Rappelez- vous tout d’abord que le stagiaire aveugle l’est 24 heures sur 24 et depuis longtemps. Il est donc habitué aux rapports avec les voyants : il n’y a pas à avoir peur de gaffer en disant ’tu vois’ ou des expressions de ce genre, etc. Le stagiaire fait son affaire de son handicap ; il n’attend de vous que ce que vous pouvez lui apporter, rien de plus.

A propos des malvoyants la démarche est plus compliquée car il y a énormément de types de déficiences visuelles et il faut amener le stagiaire à expliciter comment il voit, ce qu’il voit, ne voit pas. Le problème est que souvent les personnes malvoyantes ont du mal à faire admettre et comprendre leur handicap. C’est pour eux beaucoup plus dur que ce que nous croyons. Les valides oublient vite que celui qui voit mal, voit mal...

Enfin, une personne déficiente visuelle n’est à priori ni sourde, ni handicapée mentale.

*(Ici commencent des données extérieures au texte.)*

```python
def mlp_chain_interp(known_cl, idx3, w3, skip_cl, layers, out=None, act_bias=None):
    B, m, C2 = known_cl.shape
    n = idx3.shape[1]
    C1 = 0 if skip_cl is None else skip_cl.shape[-1]
    ld_skip = 0 if skip_cl is None else _row_stride(skip_cl)
    buf, ld_out, col_off = _out_buf(out, B * n, layers[-1], known_cl.device)
    a = _chain_args(layers)
    if (MLP_SPLIT_TERMS and skip_cl is None and act_bias is not None and a.n == 1 and C2 == 128 and layers[0].nout == 128
            and layers[0].wsplit(1) is not None):
        l0 = layers[0]
        rc = _cabi.lib().prcnn_mlp_chain_interp_split(_p(known_cl), _row_stride(known_cl), _p(idx3), _p(w3), B, n, m, C2, _p(act_bias),
                                                      _p(l0.wsplit(1)), _p(l0.wpack), _p(l0.bias), l0.nout, int(l0.relu), MLP_SPLIT_TERMS, _p(buf),
                                                      ld_out, col_off, _stream())
        if rc != _cabi.EUNSUPPORTED:
            _cabi.check(rc, "prcnn_mlp_chain_interp_split")
            return buf
    _cabi.check(_cabi.lib().prcnn_mlp_chain_interp(_p(known_cl), _row_stride(known_cl), _p(idx3), _p(w3), _p(skip_cl), ld_skip,
                                                   B, n, m, C2, C1, _p(act_bias), a.n, a.wpack, a.bias, a.nout, a.relu, _p(buf),
                                                   ld_out, col_off, _stream()), "prcnn_mlp_chain_interp")
    return buf


def _row_stride(x):
    for size, stride in zip(reversed(x.shape[:-1]), reversed(x.stride()[:-1])):
        if size != 1:
            return stride
    return x.shape[-1]


def _out_buf(out, rows, lin, device):
    if out is None:
        return torch.empty((rows, lin.nout), dtype=_F32, device=device), lin.nout, 0
    buf, col_off = out
    return buf, _row_stride(buf), col_off


def mlp_rows(x, lin, out=None, pool_ns=0, rows_dev=None, rows_unit=1, seg=None):
    if x.stride(-1) != 1:
        raise RuntimeError("mlp_rows: last dim must be contiguous")
    K = x.shape[-1]
    rows = x.numel() // K
    ld_in = _row_stride(x)
    rows_out = rows // pool_ns if pool_ns else rows
    buf, ld_out, col_off = _out_buf(out, rows_out, lin, x.device)
    if MLP_SPLIT_TERMS and ld_in % 4 == 0 and (seg is None or (rows_dev is None and not pool_ns)) and lin.wsplit() is not None:
        _cabi.check(_cabi.lib().prcnn_mlp_rows_split(_p(x), ld_in, rows, K, _p(lin.wpack), _p(lin.wsplit()), MLP_SPLIT_TERMS,
# ... 434 lines not shown
```

Baseline: 13740 frames/s.

## Use atomic per-XCD tile claiming in persistent split MLP chain kernels

Replaces the static strided tile assignment in the persistent split-bf16 chain kernel with dynamic work stealing. Each wave claims tiles through atomic counters, one per XCD group, and moves on to other groups' counters once its home range is exhausted. The counters are zeroed before each launch, and the next claim is issued early to hide the atomic latency. This targets load imbalance and tail effects across waves, at the cost of per-tile atomics, an extra memset launch, and a small buffer allocated on every call.

```diff
diff --git a/include/prcnn_pointops.h b/include/prcnn_pointops.h
--- a/include/prcnn_pointops.h
+++ b/include/prcnn_pointops.h
@@ -90,10 +90,10 @@
                          const int32_t* rows_dev, int rows_unit, const int32_t* seg_cnt, int seg_rows, prcnn_stream_t stream);
 int prcnn_mlp_chain_rows_split(const float* in, int ld_in, int64_t rows, int K, const void* const* wchain, const float* const* wpack,
                                const float* const* bias, const int* nout, const int* relu, int terms, float* out, int ld_out,
-                               int col_off, prcnn_stream_t stream);
+                               int col_off, uint32_t* claim, prcnn_stream_t stream);
 int prcnn_mlp_chain_interp_split(const float* known_cl, int ld_known, const int32_t* idx3, const float* w3, int B, int n, int m,
                                  int C2, const float* act_bias, const void* wchain, const float* wpack, const float* bias, int Nout,
-                                 int relu, int terms, float* out, int ld_out, int col_off, prcnn_stream_t stream);
+                                 int relu, int terms, float* out, int ld_out, int col_off, uint32_t* claim, prcnn_stream_t stream);
 int prcnn_mlp_rows_addinterp_split(const float* in, int ld_in, int K, const float* wpack, const void* wsplit, int terms,
                                    const float* bias, int Nout, int relu, const float* y_cl, int ld_y, const int32_t* idx3,
                                    const float* w3, int B, int n, int m, float* out, int ld_out, int col_off,
diff --git a/pointrcnn_amd/_cabi.py b/pointrcnn_amd/_cabi.py
--- a/pointrcnn_amd/_cabi.py
+++ b/pointrcnn_amd/_cabi.py
@@ -28,7 +28,7 @@
                 ("dW", _P), ("dgamma", _P), ("dbeta", _P)]
 
 
-REQUIRED_ABI = 9
+REQUIRED_ABI = 10
 
 SIGNATURES = {
     "prcnn_abi_version": (_I, []),
@@ -63,8 +63,8 @@
     "prcnn_mlp_rows_addinterp": (_I, [_P, _I, _I, _P, _P, _I, _I, _P, _I, _P, _P, _I, _I, _I, _P, _I, _I, _P]),
     "prcnn_wsplit_bytes": (_Z, [_I, _I]),
     "prcnn_pack_weight_split": (_I, [_P, _I, _I, _I, _P, _P]),
-    "prcnn_mlp_chain_interp_split": (_I, [_P, _I, _P, _P, _I, _I, _I, _I, _P, _P, _P, _P, _I, _I, _I, _P, _I, _I, _P]),
-    "prcnn_mlp_chain_rows_split": (_I, [_P, _I, _L, _I, _P, _P, _P, _P, _P, _I, _P, _I, _I, _P]),
+    "prcnn_mlp_chain_interp_split": (_I, [_P, _I, _P, _P, _I, _I, _I, _I, _P, _P, _P, _P, _I, _I, _I, _P, _I, _I, _P, _P]),
+    "prcnn_mlp_chain_rows_split": (_I, [_P, _I, _L, _I, _P, _P, _P, _P, _P, _I, _P, _I, _I, _P, _P]),
     "prcnn_mlp_rows_split": (_I, [_P, _I, _L, _I, _P, _P, _I, _P, _I, _I, _P, _I, _I, _I, _P, _I, _P, _I, _P]),
     "prcnn_mlp_rows_addinterp_split": (_I, [_P, _I, _I, _P, _P, _I, _P, _I, _I, _P, _I, _P, _P, _I, _I, _I, _P, _I, _I, _P]),
     "prcnn_mlp_chain_supported": (_I, [_I, _I, _P, _I]),
diff --git a/pointrcnn_amd/csrc/cabi_common.hip b/pointrcnn_amd/csrc/cabi_common.hip
--- a/pointrcnn_amd/csrc/cabi_common.hip
+++ b/pointrcnn_amd/csrc/cabi_common.hip
@@ -12,7 +12,7 @@
 }
 
 PRCNN_API const char* prcnn_last_error(void) { return g_err; }
-PRCNN_API int prcnn_abi_version(void) { return 9; }
+PRCNN_API int prcnn_abi_version(void) { return 10; }
 
 #ifndef PRCNN_BUILD_ID
 #define PRCNN_BUILD_ID "PRCNN_BUILD_ID=unknown"
diff --git a/pointrcnn_amd/csrc/mlp.hip b/pointrcnn_amd/csrc/mlp.hip
--- a/pointrcnn_amd/csrc/mlp.hip
+++ b/pointrcnn_amd/csrc/mlp.hip
@@ -1036,6 +1036,7 @@
     int nlayers;
     int stack_split;
     const void* wsplit1;
+    unsigned* claim;
 };
 
 #define CH_DPP_FMAX(v, ctrl) asm volatile("s_nop 1\n\tv_max_f32_dpp %0, %0, %0 " ctrl : "+v"(v))
@@ -1932,15 +1933,50 @@
     return interp_bias_relu4(cr.w0[u], cr.w1[u], cr.w2[u], v.a[u], v.b[u], v.c[u], b);
 }
 
+#define CP_CLAIM_WORDS 512
 struct CoopTiles {
     long t;
     long step, end;
     long f, i, tpf, wx, WX, nframes;
     bool xcd;
+    unsigned* ctr;
+    int home, gk;
+    unsigned raw;
 };
-__device__ __forceinline__ void coop_tiles_init(CoopTiles& it, const MlpParams& P, int wave) {
+__device__ __forceinline__ void claim_issue(CoopTiles& it, int lane) {
+    unsigned* c = it.ctr + 64 * ((it.home + it.gk) & 7);
+    unsigned k = 0;
+    if (lane == 0) k = atomicAdd(c, 1u);
+    it.raw = k;
+}
+__device__ __forceinline__ long claim_take(CoopTiles& it, int lane) {
+    for (;;) {
+        const long k = (long)__builtin_amdgcn_readfirstlane(it.raw);
+        const int gx = (it.home + it.gk) & 7;
+        if (!it.xcd) {
+            const long lo = it.end * gx / 8, hi = it.end * (gx + 1) / 8;
+            if (lo + k < hi) return lo + k;
+        } else {
+            const long nfr = gx < it.nframes ? (it.nframes - 1 - gx) / 8 + 1 : 0;
+            if (k < nfr * it.tpf) return (gx + 8 * (k / it.tpf)) * it.tpf + k % it.tpf;
+        }
+        if (++it.gk == 8) return -1;
+        claim_issue(it, lane);
+    }
+}
+__device__ __forceinline__ void coop_tiles_init(CoopTiles& it, const MlpParams& P, int wave, unsigned* ctr, int lane) {
     const long ntiles = (P.rows + 31) / 32;
     it.xcd = P.xcd_tpf > 0 && (gridDim.x & 7) == 0;
+    it.ctr = ctr;
+    if (ctr) {
+        it.end = ntiles;
+        it.tpf = 4L * P.xcd_tpf; it.nframes = it.xcd ? ntiles / it.tpf : 0;
+        it.home = blockIdx.x & 7; it.gk = 0;
+        claim_issue(it, lane);
+        it.t = claim_take(it, lane);
+        if (it.t >= 0) claim_issue(it, lane);
+        return;
+    }
     if (it.xcd) {
         it.tpf = 4L * P.xcd_tpf; it.nframes = ntiles / it.tpf;
         it.WX = (long)(gridDim.x >> 3) * CP_WAVES; it.wx = (long)(blockIdx.x >> 3) * CP_WAVES + wave;
@@ -1952,8 +1988,13 @@
         if (it.t >= it.end) it.t = -1;
     }
 }
-__device__ __forceinline__ long coop_tiles_next(CoopTiles& it) {
+__device__ __forceinline__ long coop_tiles_next(CoopTiles& it, int lane) {
     if (it.t < 0) return -1;
+    if (it.ctr) {
+        it.t = claim_take(it, lane);
+        if (it.t >= 0) claim_issue(it, lane);
+        return it.t;
+    }
     if (it.xcd) {
         it.i += it.WX;
         if (it.i >= it.tpf) { it.i = it.wx; it.f += 8; }
@@ -1995,7 +2036,7 @@
     unsigned long long tacc[8] = {0, 0, 0, 0, 0, 0, 0, 0}, tlast = __builtin_readcyclecounter();
 #endif
     CoopTiles it;
-    coop_tiles_init(it, P, wave);
+    coop_tiles_init(it, P, wave, C.claim, lane);
     if (it.t < 0) return;
     long cur = it.t;
     CoopMeta<MODE> mt;
@@ -2009,7 +2050,7 @@
 
     while (cur >= 0) {
         const long rw0 = cur * 32;
-        const long nxt = coop_tiles_next(it);
+        const long nxt = coop_tiles_next(it, lane);
         const long nrw0 = (nxt >= 0 ? nxt : cur) * 32;
         CoopRows32<MODE> crn;
         f32x16 a0[NB0];
@@ -2097,6 +2138,8 @@
         return prcnn_fail(PRCNN_EHIP, "prcnn_mlp_chain(persistent split): cannot raise the dynamic LDS limit");
     const long tiles = (C.a.rows + 31) / 32;
     const int grid = (int)min((long)chain_p_grid(), (tiles + CP_WAVES - 1) / CP_WAVES);
+    if (C.claim && prcnn_fill_words(C.claim, 0u, CP_CLAIM_WORDS, s) != hipSuccess)
+        return prcnn_fail(PRCNN_EHIP, "prcnn_mlp_chain(persistent split): clearing the tile counters failed");
     hipLaunchKernelGGL((mlp_chain_p_kernel<MODE, NB1, 6>), dim3(grid), dim3(CP_WAVES * 64), lds, s, C);
     return PRCNN_OK;
 }
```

Il faut donc lui parler normalement, c’est à dire sans crier ni employer un langage sursimplifié !

En conclusion, le bon sens et la simplicité constituent la base de la bonne attitude.

- Vous seul pour conseiller !

Pour guider les premiers pas du stagiaire aveugle ou malvoyant, il est indispensable que les conseils de comportement proviennent d’une source unique : LE MONITEUR. A terre comme sur un bateau de croisière, il faut éviter que l’un prodigue ses avis dans l’oreille gauche, l’autre dans l’oreille droite, le troisième s’emparant du pied gauche pour le placer sur le dernier barreau de l’échelle, le quatrième s’emparant déjà du pied droit pour le poser sur le pont du bateau !

Vous devez vous rendre compte que votre stagiaire appréhende de quitter le rassurant plancher des vaches pour un milieu hautement instable. Imaginez-vous un instant à sa place, ayant perdu vos repères d’équilibre et assailli de conseils de voix multiples bourdonnant à vos oreilles !

- Des repères visuels aux sensations internes :

La conduite du voilier est une affaire de repères visuels et de sensations internes. L’enseignement de la voile aux Glénans tend précisément à développper la perception des sensations internes au même niveau que les repères visuels.Or, par rapport au débutant voyant, le stagiaire aveugle ou malvoyant dispose d’un avantage certain : à cause de son handicap, il a développé ou amplifié cette perception de sensations internes qui vont lui permettre d’appréhender la bonne marche du bateau, notamment à la barre.

Donc, pour conduire efficacement un stage ou un équipage accueillant des stagiaires aveugles ou malvoyants, il est utile qu’au préalable les moniteurs se fassent eux-mêmes une idée de la conduite du bateau en se fondant uniquement sur des impressions sensorielles : sur plusieurs bords enchainés, prenez la barre, mettez un bandeau sur les yeux, faîtes plusieurs virements de bord et analysez vos sensations !

- Voile légère : découverte du bateau à terre :

Pour familiariser votre stagiaire avec le bateau, faîtes-lui-en faire le tour complet à terre, en lui faisant apprécier le volume, la longueur, la largeur, les matériaux utilisés… Puis, entrez dans les détails : vos mains prenant les siennes, passez en revue chaque partie du voilier en l’initiant simultanément au vocabulaire marin : babord et tribord, foc et grand’voile, drisse et écoute, border et choquer…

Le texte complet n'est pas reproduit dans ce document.